En el balcón vacío, Jomí García Ascot, 1962
[...] pocas veces la mención de Marcel Proust podrá ser más exacta en relación con título alguno del cine moderno, ya que En el balcón vacío no sólo habla del exilio español tras la Guerra Civil, sino que –pese a las hondas implicaciones emotivas que “el tema” tenía para sus autores– éste funciona sobre todo como “disparadero” de relaciones inconscientes, como mecanismo asociativo para filmar recuerdos, para acudir a la búsqueda de un pasado –la infancia– paradisíaco y esencialmente irreencontrable. No es extraño entonces que el propio García Riera citase a Proust y a Rilke como “antecedentes literarios del film”, pese a que buena parte de estas implicaciones pudiesen pasar desapercibidas en una primera visión para un público español exiliado que, muy cercano a los hechos narrados, prefería casi siempre la primera parte de la película (los dolorosos avatares de la niña Gabriela Elizondo [Nuri Pereña] desde el 18 de julio de 1936) a una segunda (Gabriela adulta [María Luisa Elío] en México y su “siniestro” retorno a su Pamplona natal), “que transcurre en un tiempo y en un espacio ideales e imprecisos, el tiempo y el espacio de la emigración”. [...]

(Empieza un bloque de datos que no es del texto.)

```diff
+    const int m = t / tpm;
+    const long p0 = (long)m * a.HW + (long)(t - m * tpm) * PT;
+    const long pend = (long)(m + 1) * a.HW;
+    float s0[MB][4];
+#pragma unroll
+    for (int mi = 0; mi < MB; ++mi)
+#pragma unroll
+      for (int k = 0; k < 4; ++k) s0[mi][k] = 0.0f;
+#pragma unroll
+    for (int ni = 0; ni < NB; ++ni) {
+      const int pl = wn * 64 + ni * 16 + col;
+      const bool okp = p0 + pl < pend;
+#pragma unroll
+      for (int mi = 0; mi < MB; ++mi) {
+        const float4 b = bias[mi];
+        const f16x4 nv = *reinterpret_cast<const f16x4*>(base + wm * CHB + pl * RB +
+                                                         (((mi * 2 + (kg >> 1)) ^ (pl & 7)) << 4) + (kg & 1) * 8);
+        const f32x4 v = acc[mi][ni];
+        const float sg[4] = {csigmoid(v[0] + b.x), csigmoid(v[1] + b.y), csigmoid(v[2] + b.z), csigmoid(v[3] + b.w)};
+#pragma unroll
+        for (int k = 0; k < 4; ++k) {
+          const float term = glo_term(s0[mi][k], sg[k], (float)nv[k], ni == 1 && k == 1);
+          s0[mi][k] = okp ? term : s0[mi][k];
+        }
+      }
+    }
+#pragma unroll
+    for (int mi = 0; mi < MB; ++mi)
+#pragma unroll
+      for (int k = 0; k < 4; ++k)
+#pragma unroll
+        for (int off = 8; off > 0; off >>= 1) s0[mi][k] += __shfl_xor(s0[mi][k], off, 64);
+    if (col == 0) {
+#pragma unroll
+      for (int mi = 0; mi < MB; ++mi)
+#pragma unroll
+        for (int k = 0; k < 4; ++k) red[wn * 128 + nb + mi * 16 + k] = s0[mi][k];
+    }
+    __syncthreads();
+    if (tid < 128) reinterpret_cast<float*>(a.out)[(size_t)t * 128 + tid] = red[tid] + red[128 + tid];
   }
 #endif
 }
@@ -1303,6 +1439,33 @@
                               hipFuncAttributeMaxDynamicSharedMemorySize, (int)lds);
   }
   hipLaunchKernelGGL((conv_igemm_kernel<EPI, NB, BK, NW, ST, MB>), grid, dim3(64 * NW), lds, st, a);
+}
+
+enum { SLIM_GLO = 2, SLIM_TILE64 = 4, SLIM_ALL = SLIM_GLO | SLIM_TILE64 };
+static int& conv_slim() {
+  static int mask = [] {
+    const char* e = getenv("GLORIE_CONV_SLIM");
+    return e ? (int)strtol(e, nullptr, 0) & SLIM_ALL : (int)SLIM_ALL;
+  }();
+  return mask;
+}
+
+static int launch_conv_glo(const ConvArgs& a, hipStream_t st) {
+  const long ntiles = (a.P / a.HW) * ((a.HW + 127) / 128);
+  if (ntiles <= 0) return GLORIE_OK;
+  if (ntiles > 0x7fffffffL / 128) return GLORIE_EINVAL;
+  static PerDeviceOnce attr;
+  const int d = current_device();
+  if (!attr.done[d]) {
+    GLORIE_TRY(check_hip(hipFuncSetAttribute(reinterpret_cast<const void*>(conv_glo_kernel),
+                                             hipFuncAttributeMaxDynamicSharedMemorySize, (int)kGloLdsBytes)));
+    attr.done[d] = true;
+  }
+  const long slots = 2L * device_cus();
+  const long rounds = (ntiles + slots - 1) / slots;
+  const long nwg = (ntiles + rounds - 1) / rounds;
+  hipLaunchKernelGGL(conv_glo_kernel, dim3((unsigned)nwg), dim3(256), kGloLdsBytes, st, a, (int)ntiles);
+  return check_launch();
 }
 
 template <int EPI, int MB>
@@ -1528,6 +1691,10 @@
       (a.P * (long)out_stride + nout) * 2 > lim || (out2 && (a.P * (long)out2_stride + 128) * 2 > lim))
     return GLORIE_EINVAL;
   hipStream_t st = (hipStream_t)stream;
+  const int slim = conv_slim();
+  if (policy == 0 && epilogue == EPI_GLO && (slim & SLIM_GLO) && a.cha == 2 && a.chb == 0 && a.net == a.xa &&
+      a.net_stride == a.xa_stride)
+    return launch_conv_glo(a, st);
   if (policy == 6) return launch_conv_pp(a, epilogue, st);
   if (policy == 7) return launch_conv_ppw(a, epilogue, st);
   {
@@ -1546,6 +1713,8 @@
     }
   }
   if (epilogue == EPI_HEADS || epilogue == EPI_UPSAMPLE) return launch_conv<4, 64, 4, 1>(a, epilogue, st);
+  if (nout <= 64 && epilogue == EPI_BIAS_ACT && policy == 0 && taps == 9 && (slim & SLIM_TILE64))
+    return launch_conv<8, 64, 4, 1, 2>(a, epilogue, st);
   if (nout <= 64 && epilogue == EPI_BIAS_ACT) return launch_conv<4, 64, 4, 1, 2>(a, epilogue, st);
   const int ntn = (nout + 127) / 128;
   const long slots128 = 3L * 256;
@@ -1599,3 +1768,10 @@
                          nullptr, 0, disps_up, 4, nullptr, 0, nullptr, 0, nullptr, M, H, W, stream, nullptr, nullptr, 0,
                          0, disps, ix, disps_up, softmax_f32);
 }
+
+extern "C" int glorie_conv_set_slim(int mask) {
+  int& m = conv_slim();
+  const int old = m;
+  if (mask >= 0) m = mask & SLIM_ALL;
+  return old;
+}
diff --git a/include/glorie_hip.h b/include/glorie_hip.h
--- a/include/glorie_hip.h
+++ b/include/glorie_hip.h
@@ -107,6 +107,7 @@
 int glorie_conv_upsample(const void* x, int x_stride, int c, const void* w_packed, const float* bias,
                          const float* disps, const int64_t* ix, float* disps_up, int softmax_f32, int M, int H, int W,
                          void* stream);
+int glorie_conv_set_slim(int mask);
 int glorie_conv_stencil(const float* taps, const float* out_bias, int groups, int K, int act_packed, float scale,
                         float* out, float* out_last, int N, int H, int W, void* stream);
 
```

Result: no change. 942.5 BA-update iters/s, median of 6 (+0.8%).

En El malestar en la cultura, Freud distinguía los tres frentes desde los que el sufrimiento nos amenaza: el cuerpo propio (“destinado a la ruina y a la disolución”), el mundo exterior (“que puede abatir sus furias sobre nosotros con fuerzas hiperpotentes, despiadadas, destructoras”) y, por fin, los vínculos con otros seres humanos. Pocas veces como en el caso del exilio infantil de la Guerra española de 1936 y sus trágicas consecuencias, el dolor psíquico o dolor de amor –de pérdida, de arrancamiento, de separación– habrá de estar tan irremediablemente soldado a los otros dos. El exiliado –la Gabriela del film– incapaz de despegar el dolor de lo real y transformarlo en símbolo, se desdobla, esquizoide, en un “yo fantasma” infantil objeto a la vez de su deseo insatisfecho y del imposible duelo posterior. Ha sufrido una pérdida material –del padre amado, de la casa de los ancestros…– susceptible de soldarse para siempre tanto a la falta, al vacío originario, como al ineluctable paso del tiempo hacia la muerte y la desaparición. Fundiéndolos en un solo dolor, que toma imagen de la propia infancia sufrida como amputación, de la niñez cortada sin remedio25, construye su recuerdo como objeto de (imposible) duelo. Y ese desdoblamiento, que llegará a ser delirante, es el que En el balcón vacío habrá de poner en escena con inaudita y pregnante profundidad [...]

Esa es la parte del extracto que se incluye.